How to prevent Javascript injection attacks within user-generated HTML

I am saving user-submitted HTML (in a database). I must prevent JavaScript injection attacks. The most pernicious I have seen is JavaScript in a style="expression(...)".

In addition to this, a fair amount of valid user content will include special characters and XML constructs, so I'd like to avoid a white-list approach if possible. (Listing every allowable HTML element and attribute).

Examples of JavaScript attack strings:

1.

"Hello, I have a
<script>alert("bad!")</script>
problem with the <dog>
element..."
"Hi, this <b
style="width:expression(alert('bad!'))">dog</b>
is black."

Is there a way to prevent such JavaScript, and leave the rest intact?
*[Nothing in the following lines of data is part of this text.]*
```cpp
OTC_HD W perm_b(W hi, W lo, uint32_t sel)
{
#if defined(__HIP_DEVICE_COMPILE__)
    return __builtin_amdgcn_perm(hi, lo, sel);
#else
    W r = 0;
    for (int i = 0; i < 4; ++i) {
        const uint32_t s = (sel >> (8 * i)) & 0xFFu;
        const W byte = s < 4 ? (lo >> (8 * s)) & 0xFFu : (hi >> (8 * (s - 4))) & 0xFFu;
        r |= byte << (8 * i);
    }
    return r;
#endif
}

OTC_HD W bsel(W m, W x, W y) { return (x & m) | (y & ~m); }

template <int J>
OTC_HD void transpose_bits(W *m, W mk)
{
#pragma unroll
    for (int k = 0; k < 32; ++k) {
        if (k & J) continue;
        const W a = m[k], b = m[k | J];
        m[k] = bsel(mk << J, b << J, a);
        m[k | J] = bsel(mk, a >> J, b);
    }
}

OTC_HD void transpose32(W *m)
{
#pragma unroll
    for (int k = 0; k < 16; ++k) {
        const W a = m[k], b = m[k | 16];
        m[k] = perm_b(b, a, 0x05040100u);
        m[k | 16] = perm_b(b, a, 0x07060302u);
    }
#pragma unroll
    for (int k = 0; k < 32; ++k) {
        if (k & 8) continue;
        const W a = m[k], b = m[k | 8];
        m[k] = perm_b(b, a, 0x06020400u);
        m[k | 8] = perm_b(b, a, 0x07030501u);
    }
    transpose_bits<4>(m, 0x0F0F0F0Fu);
    transpose_bits<2>(m, 0x33333333u);
    transpose_bits<1>(m, 0x55555555u);
}

inline void transpose32_ref(W *m)
{
    W t[32] = {0};
    for (int r = 0; r < 32; ++r)
        for (int c = 0; c < 32; ++c) t[c] |= ((m[r] >> c) & 1u) << r;
    for (int i = 0; i < 32; ++i) m[i] = t[i];
}

}

#endif
```

our_tree_amd/_native.py:

```python
from __future__ import annotations

import atexit
import ctypes
import os
import threading

_HERE = os.path.dirname(os.path.abspath(__file__))
LIB_DIR = os.path.join(_HERE, "lib")
GPU_LIB_PATH = os.environ.get("OTC_LIB") or os.path.join(LIB_DIR, "libotc.so")
CPU_LIB_PATH = os.path.join(LIB_DIR, "libotc_cpu.so")

_lock = threading.Lock()
_gpu_lib = None
_cpu_lib = None

c_u8p = ctypes.POINTER(ctypes.c_uint8)
c_vp = ctypes.c_void_p
c_sz = ctypes.c_size_t
c_u64 = ctypes.c_uint64
c_int = ctypes.c_int


class OtcAesKey(ctypes.Structure):

# ... 49 lines not shown

    _fields_ = [("nonce_counter", ctypes.c_uint8 * 16), ("stream_block", ctypes.c_uint8 * 16),
                ("nc_off", ctypes.c_size_t)]


class StreamStats(ctypes.Structure):
    _fields_ = [
        ("total_ms", ctypes.c_double),
        ("kernel_ms", ctypes.c_double),
        ("h2d_ms", ctypes.c_double),
        ("d2h_ms", ctypes.c_double),
        ("host_stage_ms", ctypes.c_double),
        ("bytes", ctypes.c_size_t),
        ("chunks", ctypes.c_int),
        ("numa_node", ctypes.c_int),
    ]


class RcclPiece(ctypes.Structure):
    _fields_ = [
        ("round_off", ctypes.c_uint64),
        ("round_bytes", ctypes.c_uint64),
        ("pad_bytes", ctypes.c_uint64),
        ("off", ctypes.c_uint64),
        ("bytes", ctypes.c_uint64),
        ("blk0", ctypes.c_uint64),
        ("halo", ctypes.c_int64),
    ]


class MultiStats(ctypes.Structure):
    _fields_ = [
        ("total_ms", ctypes.c_double),
        ("gbps", ctypes.c_double),
        ("ngpus", ctypes.c_int),
        ("strategy", ctypes.c_int),
        ("numa_nodes_used", ctypes.c_int),
    ]


def _declare_cpu(lib):
    P = ctypes.POINTER
    sig = {
        "aes_setkey_enc": (c_int, [P(AesContext), c_u8p, ctypes.c_uint]),
        "aes_setkey_dec": (c_int, [P(AesContext), c_u8p, ctypes.c_uint]),
        "aes_crypt_ecb": (c_int, [P(AesContext), c_int, c_u8p, c_u8p]),
        "aes_crypt_cbc": (c_int, [P(AesContext), c_int, c_sz, c_u8p, c_u8p, c_u8p]),
        "aes_crypt_cfb128": (c_int, [P(AesContext), c_int, c_sz, P(c_int), c_u8p, c_u8p, c_u8p]),
        "aes_crypt_ctr": (c_int, [P(AesContext), c_int, P(c_int), c_u8p, c_u8p, c_u8p, c_u8p]),
        "aes_self_test": (c_int, [c_int]),
        "aes_export_rk32": (c_int, [P(AesContext), P(ctypes.c_uint32)]),
        "aes_ctr_bulk": (c_int, [P(AesContext), c_u8p, c_u8p, c_u8p, c_sz, c_int]),
        "aes_ecb_bulk": (c_int, [P(AesContext), c_int, c_u8p, c_u8p, c_sz, c_int]),
        "aes_ctr128_add": (None, [c_u8p, c_u64]),
        "aes_xts_setkey_enc": (c_int, [P(AesXtsContext), c_u8p, ctypes.c_uint]),
        "aes_xts_setkey_dec": (c_int, [P(AesXtsContext), c_u8p, ctypes.c_uint]),
        "aes_crypt_xts": (c_int, [P(AesXtsContext), c_int, c_sz, c_u8p, c_u8p, c_u8p]),
        "aes_crypt_xts_units": (c_int, [P(AesXtsContext), c_int, c_sz, c_sz, c_u8p, c_u8p, c_u8p]),
        "aes_gcm_setkey": (c_int, [P(AesGcmContext), c_u8p, ctypes.c_uint]),
        "aes_gcm_set_h": (None, [P(AesGcmContext), c_u8p]),
        "aes_gf128_mul": (None, [c_u8p, c_u8p, c_u8p]),
        "aes_ghash": (None, [P(AesGcmContext), c_u8p, c_u8p, c_sz]),
        "aes_gcm_j0": (None, [P(AesGcmContext), c_u8p, c_sz, c_u8p]),
        "aes_crypt_ctr32": (c_int, [P(AesGcmContext), c_sz, c_u8p, c_u8p, c_u8p]),
        "aes_crypt_gcm": (c_int, [P(AesGcmContext), c_int, c_sz, c_u8p, c_sz, c_u8p, c_sz, c_u8p, c_u8p, c_u8p]),
        "aes_gcm_auth_decrypt": (c_int, [P(AesGcmContext), c_sz, c_u8p, c_sz, c_u8p, c_sz, c_u8p, c_sz, c_u8p, c_u8p]),
        "arc4_setup": (None, [P(Arc4Context), c_u8p, ctypes.c_uint]),
        "arc4_prep": (c_int, [P(Arc4Context), c_sz, c_u8p]),
        "arc4_crypt": (c_int, [c_sz, c_u8p, c_u8p, c_u8p]),
        "arc4_crypt_mt": (c_int, [c_sz, c_u8p, c_u8p, c_u8p, c_int]),
        "arc4_self_test": (c_int, [c_int]),
        "rc4_init": (None, [P(Rc4State), ctypes.c_char_p, c_int]),
        "rc4_crypt": (None, [P(Rc4State), ctypes.c_char_p, ctypes.c_char_p, c_int]),
        "CheckAESSupport": (c_int, []),
        "AES_128_Key_Expansion": (None, [c_u8p, c_u8p]),
        "AES_192_Key_Expansion": (None, [c_u8p, c_u8p]),
        "AES_256_Key_Expansion": (None, [c_u8p, c_u8p]),
        "AES_Key_Expansion_Dec": (None, [c_u8p, c_u8p, c_int]),
        "AES_ECB_encrypt": (None, [c_u8p, c_u8p, ctypes.c_ulong, c_u8p, c_int]),
        "AES_ECB_decrypt": (None, [c_u8p, c_u8p, ctypes.c_ulong, c_u8p, c_int]),
        "AES_CTR_encrypt": (None, [c_u8p, c_u8p, c_u8p, c_u8p, ctypes.c_ulong, c_u8p, c_int]),
        "AES_CTR_encrypt_at": (None, [c_u8p, c_u8p, c_u8p, c_u8p, ctypes.c_ulong, c_u8p, c_int, ctypes.c_ulonglong]),
        "otc_bitslice_selftest": (c_int, [c_int]),
        "otc_rccl_nrounds": (c_u64, [c_u64, c_int, c_u64]),
        "otc_rccl_plan_piece": (c_int, [c_u64, c_int, c_u64, c_u64, c_int, P(RcclPiece)]),
        "otc_rccl_halo_start": (c_u64, [c_u64, c_u64, c_u64]),
        "AES_CBC_encrypt": (None, [c_u8p, c_u8p, c_u8p, ctypes.c_ulong, c_u8p, c_int]),
        "AES_CFB128_encrypt": (None, [c_u8p, c_u8p, c_u8p, ctypes.c_ulong, c_u8p, c_int]),
        "aes_monte_carlo": (c_int, [c_int, c_int, c_u8p]),
        "aes_monte_carlo_expected": (ctypes.c_char_p, [c_int, c_int]),
        "otc_parse_cpulist": (c_int, [ctypes.c_char_p, c_u8p, c_int]),
        "otc_numa_node_of_pci": (c_int, [ctypes.c_char_p, ctypes.c_char_p]),
        "otc_numa_node_cpus": (c_int, [ctypes.c_char_p, c_int, c_u8p, c_int]),
        "otc_numa_num_nodes": (c_int, [ctypes.c_char_p]),
        "otc_numa_bind_thread": (c_int, [c_int]),
        "otc_numa_alloc": (c_vp, [c_sz, c_int]),
        "otc_numa_free": (None, [c_vp, c_sz]),
        "otc_numa_node_of_addr": (c_int, [c_vp]),
    }
    for name, (res, args) in sig.items():
        fn = getattr(lib, name)
        fn.restype = res
        fn.argtypes = args
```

The only solution I have so far is to use a regular expression to remove certain patterns. It solves case 1, but not case 2.

The environment is essentially the Microsoft stack:

  • SQL Server 2005
  • C# 3.5 (ASP.NET)
  • JavaScript and jQuery.

I would like the chokepoint to be the ASP.NET layer - anyone can craft a bad HTTP request.

Edit

Thanks for the links, everyone. Assuming that I can define my list (the content will include many mathematical and programming constructs, so a whitelist is going to be very annoying), I still have a question:

What kind of parser will allow me to just remove the "bad" parts? The bad part could be an entire element, but then what about those scripts that reside in the attributes? I can't remove < a hrefs > willy-nilly.


Solution 1:

You think that's it? Check this out.

Whatever approach you take, you definitely need to use a whitelist. It's the only way to even come close to being safe about what you're allowing on your site.

EDIT:

I'm not familiar with .NET, unfortunately, but you can check out stackoverflow's own battle with XSS (https://blog.stackoverflow.com/2008/06/safe-html-and-xss/) and the code that was written to parse HTML posted on this site: Archive.org link - obviously you might need to change this because your whitelist is bigger, but that should get you started.

Solution 2:

Whitelist for elements and attributes is the only acceptable choice in my opinion. Anything not on your whitelist should be stripped out or encoded (change <>&" to entities). Also be sure to check the values within the attributes you allow.

Anything less and you are opening yourself up to problems - known exploits or those that will be discovered in the future.